CybercentreCanada / assemblyline

AssemblyLine 4: File triage and malware analysis
https://cybercentrecanada.github.io/assemblyline4_docs/
MIT License
235 stars 14 forks source link

FrankenStrings URL extraction seems to trim URLs on char 0, even when it's not a binary file #229

Closed kam193 closed 3 months ago

kam193 commented 4 months ago

Describe the bug I've just observed that FrankenStrings started to trim URLs when they have a 0 inside. It looks like an attempt to fix extraction from binaries where URLs often weren't properly trimmed, but applied to text files results in too early trimming.
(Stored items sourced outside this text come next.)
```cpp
int enqueueTilesReducePush(const DevMat* d, TileFormat* t, double* y, int nExtra, double* const* extra, hipStream_t stream, hipStream_t side,
                           hipEvent_t evFork, hipEvent_t evJoin) {
    if (!t || nExtra < 1 || nExtra > SPMV_MAX_PEERS) return EXIT_FAILURE;
    const double* prod = prodWorkspace(t->nnz, true);
    if (!prod || prodHandover(stream)) return EXIT_FAILURE;
    const uint32_t nb = t->apiBins();
    if (!t->ready) {
        if (!hipOk(devMalloc(&t->ready, ((size_t)nb + 1) * 4), "hipMalloc of the bins' ready flags")) return EXIT_FAILURE;
        if (hipMemset(t->ready, 0, ((size_t)nb + 1) * 4) != hipSuccess) return EXIT_FAILURE;
        t->pushFail = t->ready + nb;
    }
    const uint32_t epoch = ++t->epoch ? t->epoch : ++t->epoch;
    TileDst dst{};
    dst.n = (uint32_t)nExtra;
    for (int i = 0; i < nExtra; ++i) dst.p[i] = extra[i];
    const TileSignal sig{t->ready, epoch};
    if (hipEventRecord(evFork, stream) != hipSuccess || hipStreamWaitEvent(side, evFork, 0) != hipSuccess) return EXIT_FAILURE;
    hipLaunchKernelGGL(pb_push_kernel, dim3(std::min<uint32_t>(PUSH_WGS, nb)), dim3(PUSH_THREADS), 0, side, t->apiMap(), nb, d->M, t->ready,
                       epoch, y, dst, t->pushFail);
    if (t->det)
        hipLaunchKernelGGL(pb_reduce_det_kernel<2>, grid2d((uint64_t)((nb + 7) / 8) * 8, PB_THREADS), dim3(PD_THREADS), (size_t)8 * t->apiRows(), stream,
                           t->bins, t->B, 0u, nb, d->M, t->binPos, t->pidx, prod, t->lrow, y, TileDst{}, sig);
    else
        hipLaunchKernelGGL(pb_reduce_kernel<2>, grid2d((uint64_t)((t->B + 7) / 8) * 8, PB_THREADS), dim3(PB_THREADS), (size_t)8 * t->R, stream,
                           t->bins, 0u, t->B, d->M, t->binPos, t->waveTile, t->tl, prod, t->lrow, y, TileDst{}, sig);
    const bool launched = hipGetLastError() == hipSuccess;
    prodMark(stream);
    if (hipEventRecord(evJoin, side) != hipSuccess) return EXIT_FAILURE;
    return launched ? EXIT_SUCCESS : EXIT_FAILURE;
}

int tilesPushFailed(const TileFormat* t) {
    if (!t || !t->pushFail) return 0;
    uint32_t f = 0;
    if (hipMemcpy(&f, t->pushFail, 4, hipMemcpyDeviceToHost) != hipSuccess) return 1;
    return f != 0;
}

int enqueueTiles(const DevMat* d, const TileFormat* t, const double* x, double* y, hipStream_t stream) {
    if (!t) return EXIT_FAILURE;
    if (enqueueTilesExpand(d, t, x, stream)) return EXIT_FAILURE;
    return enqueueTilesReduce(d, t, 0, t->apiBins(), y, 0, nullptr, stream);
}

}
```

Baseline: 402.3.

## Schedule reduce bins heaviest-first via sorted bin order and add stamp probes

At build time the bins are sorted by descending nonzero count, and the reduce kernels index bins through this order when they cover the whole range. The longest bins therefore start first, which is meant to cut tail imbalance in the reduce phase. The change also adds wall-clock stamp instrumentation entry points for per-workgroup timing. The cost is one extra indirection load per workgroup and a sort step during build.

After: 394.4. -2.0%, worse.

```diff
diff --git a/include/spmvHip.h b/include/spmvHip.h
--- a/include/spmvHip.h
+++ b/include/spmvHip.h
@@ -387,6 +387,8 @@
 int hipSpMVTilesReducePush(spmat* dMat, double* dY, int nExtra, double* const* dExtra);
 int spmvHipTilesPushJoin(void);
 int spmvHipTilesPushFailed(spmat* dMat);
+int spmvHipTilesFinishSpread(spmat* dMat, double* dX, double* dY, double out[6]);
+int spmvHipTilesFinishStamps(spmat* dMat, int phase, unsigned cap, double* entryUs, double* exitUs, unsigned* count);
 
 int spmvHipSynthFillCSR(ulong M, ulong N, ulong rowOffset, const void* dIRP, int irpBytes,
                         uint32_t* dJA, double* dAS, uint64_t seedStruct, uint64_t seedVal,
diff --git a/spmv_openmp_cuda_amd/api.py b/spmv_openmp_cuda_amd/api.py
--- a/spmv_openmp_cuda_amd/api.py
+++ b/spmv_openmp_cuda_amd/api.py
@@ -88,6 +88,8 @@
     "hipSpMVTilesReduce": ([C.POINTER(spmat), C.c_uint, C.c_uint, _vp, _i, _vp], _i),
     "hipSpMVTilesReducePush": ([C.POINTER(spmat), _vp, _i, _vp], _i), "spmvHipTilesPushFailed": ([C.POINTER(spmat)], _i),
     "spmvHipTilesPushJoin": ([], _i),
+    "spmvHipTilesFinishSpread": ([C.POINTER(spmat), _vp, _vp, C.POINTER(C.c_double)], _i),
+    "spmvHipTilesFinishStamps": ([C.POINTER(spmat), _i, C.c_uint, _vp, _vp, C.POINTER(C.c_uint)], _i),
     "spmvHipBuildTilesOpt": ([C.POINTER(spmat), _vp], _i), "spmvHipTilesInfo": ([C.POINTER(spmat), _vp], _i),
     "spmvHipTilesBinRow": ([C.POINTER(spmat), C.c_uint, C.POINTER(C.c_ulong)], _i),
     "spmvHipUpdateValues": ([C.POINTER(spmat), _vp, _i], _i), "spmvHipValuesChanged": ([C.POINTER(spmat)], _i),
@@ -1240,6 +1242,20 @@
     return info
 
 
+def tiles_finish_spread(dmat: DeviceMatrix, dx: DeviceVector, dy: DeviceVector):
+    out = (C.c_double * 6)()
+    _check(lib.spmvHipTilesFinishSpread(C.byref(dmat.handle), dx.ptr, dy.ptr, out), "spmvHipTilesFinishSpread")
+    stamps = []
+    for phase in (0, 1):
+        n = C.c_uint(0)
+        _check(lib.spmvHipTilesFinishStamps(C.byref(dmat.handle), phase, 0, None, None, C.byref(n)), "spmvHipTilesFinishStamps")
+        entry, exit_ = np.zeros(n.value), np.zeros(n.value)
+        _check(lib.spmvHipTilesFinishStamps(C.byref(dmat.handle), phase, n.value, entry.ctypes.data, exit_.ctypes.data, C.byref(n)),
+               "spmvHipTilesFinishStamps")
+        stamps.append((entry, exit_))
+    return np.array(out[:]), stamps
+
+
 def build_stripes(dmat: DeviceMatrix, rowsPerBin=0, grid=0, spread=-1, wide=-1, deterministic=False):
     o = spmvStripesOpts(int(rowsPerBin), int(grid), int(spread), int(wide), int(deterministic))
     _check(lib.spmvHipBuildStripesOpt(C.byref(dmat.handle), C.byref(o)), "spmvHipBuildStripesOpt")
diff --git a/spmv_openmp_cuda_amd/csrc/hip/device_mat.hpp b/spmv_openmp_cuda_amd/csrc/hip/device_mat.hpp
--- a/spmv_openmp_cuda_amd/csrc/hip/device_mat.hpp
+++ b/spmv_openmp_cuda_amd/csrc/hip/device_mat.hpp
@@ -119,6 +119,8 @@
                         hipStream_t stream);
 int  enqueueTilesReducePush(const DevMat* d, TileFormat* t, double* y, int nExtra, double* const* extra, hipStream_t stream, hipStream_t side,
                             hipEvent_t evFork, hipEvent_t evJoin);
+int  tilesFinishSpread(const DevMat* d, TileFormat* t, const double* x, double* y, hipStream_t stream, double out[6]);
+int  tilesFinishStamps(const TileFormat* t, int phase, uint32_t cap, double* entryUs, double* exitUs, uint32_t* count);
 int  tilesPushFailed(const TileFormat* t);
 void tilesShape(const TileFormat* t, uint32_t* bins, uint32_t* rowsPerBin);
 uint32_t tilesPhase2Threads(const TileFormat* t);
diff --git a/spmv_openmp_cuda_amd/csrc/hip/launch.hip b/spmv_openmp_cuda_amd/csrc/hip/launch.hip
--- a/spmv_openmp_cuda_amd/csrc/hip/launch.hip
+++ b/spmv_openmp_cuda_amd/csrc/hip/launch.hip
@@ -331,6 +331,24 @@
     Launch L(cx, dim3(binEnd - binBegin ? binEnd - binBegin : 1), dim3(1024));
     if (enqueueTilesReduce(d, t, binBegin, binEnd, dY, nExtra, dExtra, cx.stream)) { ERR("hipSpMVTilesReduce: launch failed"); return EXIT_FAILURE; }
     return L.finish("hipSpMVTilesReduce");
+}
+
+int spmvHipTilesFinishSpread(spmat* dMat, double* dX, double* dY, double out[6]) {
+    const Ctx cx = libraryCtx();
+    DevMat* d = csrOf(dMat, dX, dY, "spmvHipTilesFinishSpread");
+    if (!d || !out || !nonEmptyCsr(d, "spmvHipTilesFinishSpread")) return EXIT_FAILURE;
+    TileFormat* t = ensureTiles(d, false);
+    if (!t) return EXIT_FAILURE;
+    if (tilesFinishSpread(d, t, dX, dY, cx.stream, out)) { ERR("spmvHipTilesFinishSpread: the stamped launches failed"); return EXIT_FAILURE; }
+    return EXIT_SUCCESS;
+}
+
+int spmvHipTilesFinishStamps(spmat* dMat, int phase, unsigned cap, double* entryUs, double* exitUs, unsigned* count) {
+    DevMat* d = descOf(dMat, "spmvHipTilesFinishStamps");
+    uint32_t n = 0;
+    if (!d || !count || tilesFinishStamps(d->tiles[0], phase, cap, entryUs, exitUs, &n)) return EXIT_FAILURE;
+    *count = n;
+    return EXIT_SUCCESS;
 }
 
 int hipSpMVTilesReducePush(spmat* dMat, double* dY, int nExtra, double* const* dExtra) {
diff --git a/spmv_openmp_cuda_amd/csrc/hip/tiles.hip b/spmv_openmp_cuda_amd/csrc/hip/tiles.hip
--- a/spmv_openmp_cuda_amd/csrc/hip/tiles.hip
+++ b/spmv_openmp_cuda_amd/csrc/hip/tiles.hip
@@ -50,6 +50,7 @@
     uint32_t  nList = 0;
     uint32_t* binPos = nullptr;
     uint32_t* waveTile = nullptr;
+    uint32_t* binOrder = nullptr;
     uint3*    work = nullptr;
     uint32_t  nWork = 0;
     uint32_t* runs = nullptr;
@@ -68,6 +69,8 @@
     double    buildMs = 0;
     double    allocMs = 0;
     uint32_t* vmap = nullptr;
+    unsigned long long* stamps = nullptr;
+    std::vector<double> stampUs[2][2];
 };
 
 struct TileDst { double* p[SPMV_MAX_PEERS]; uint32_t n; };
@@ -76,6 +79,12 @@
 namespace {
 
 __device__ __forceinline__ uint64_t lin_block() { return (uint64_t)blockIdx.y * gridDim.x + blockIdx.x; }
+
+__device__ __forceinline__ void p_stamp_exit(unsigned long long* slot) {
+    asm volatile("s_waitcnt vmcnt(0)" ::: "memory");
+    __syncthreads();
+    if (threadIdx.x == 0) *slot = wall_clock64();
+}
 
 struct PbPay { uint32_t vlo, vhi, row; };
 static_assert(sizeof(PbPay) == 12 && alignof(PbPay) == 4, "payload layout");
@@ -164,6 +173,14 @@
     if (pidx) pidx[at] = (uint32_t)p;
 }
 
+__global__ __launch_bounds__(256) void pb_binkeys_kernel(uint32_t nb, uint32_t per, uint32_t B, const uint32_t* __restrict__ binPos,
+                                                         uint32_t* __restrict__ keys) {
+    const uint64_t i = lin_block() * 256 + threadIdx.x;
+    if (i >= nb) return;
+    const uint64_t lo = i * per, hi = min((i + 1) * per, (uint64_t)B);
+    keys[i] = ~(binPos[hi] - binPos[lo]);
+}
+
 __global__ __launch_bounds__(256) void pb_fill_kernel(uint32_t* p, uint64_t n, uint32_t v) {
     const uint64_t i = lin_block() * 256 + threadIdx.x;
     if (i < n) p[i] = v;
@@ -233,14 +250,16 @@
     for (uint32_t i = I0; i < I1; ++i) xs[threadIdx.x + i * PB_THREADS] = xv[i - I0];
 }
 
-template <bool NT, bool UNIT>
+template <bool NT, bool UNIT, bool STAMP = false>
 __global__ __launch_bounds__(PB_THREADS) void pb_expand_kernel(
     const uint32_t* __restrict__ runs, const uint3* __restrict__ work, const double* __restrict__ val,
-    const uint16_t* __restrict__ lcol, const double* __restrict__ x, uint64_t N, double* __restrict__ prod, double unitValue) {
+    const uint16_t* __restrict__ lcol, const double* __restrict__ x, uint64_t N, double* __restrict__ prod, double unitValue,
+    unsigned long long* __restrict__ stamps) {
     extern __shared__ double xs[];
     constexpr uint32_t BATCH = P1_DEPTH * P1_STEP;
     uint32_t item = runs[blockIdx.x];
     const uint32_t itemEnd = runs[blockIdx.x + 1];
+    if (STAMP && threadIdx.x == 0) stamps[2 * blockIdx.x] = stamps[2 * blockIdx.x + 1] = wall_clock64();
     if (item >= itemEnd) return;
     const uint32_t lane2 = 2 * threadIdx.x;
 
@@ -285,6 +304,7 @@
         if (!more) break;
         w = wn; r = rn; ++item;
     }
+    if (STAMP) p_stamp_exit(stamps + 2 * blockIdx.x + 1);
 }
 
 constexpr int      P2_DEPTH = 8;
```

To Reproduce Steps to reproduce the behavior:

  1. Upload a file with an URL like https://some.doma.in/pathwith0butnotended, a real example: utils.py.zip (pass: zippy, it contains a Discord webhook)
  2. Wait on results.
  3. See the URL extracted as https://some.doma.in/pathwith

Expected behavior The full URL is extracted.

Screenshots obraz

Environment (please complete the following information if pertinent):

Additional context

cccs-jh commented 4 months ago

You are exactly right, this is a false positive from a recently implemented pascal string check. I'll change it so it only runs on data files.

cccs-rs commented 3 months ago

This should be resolved in version 1.3.5 of the multidecoder package and in the latest stable release of Frankenstrings.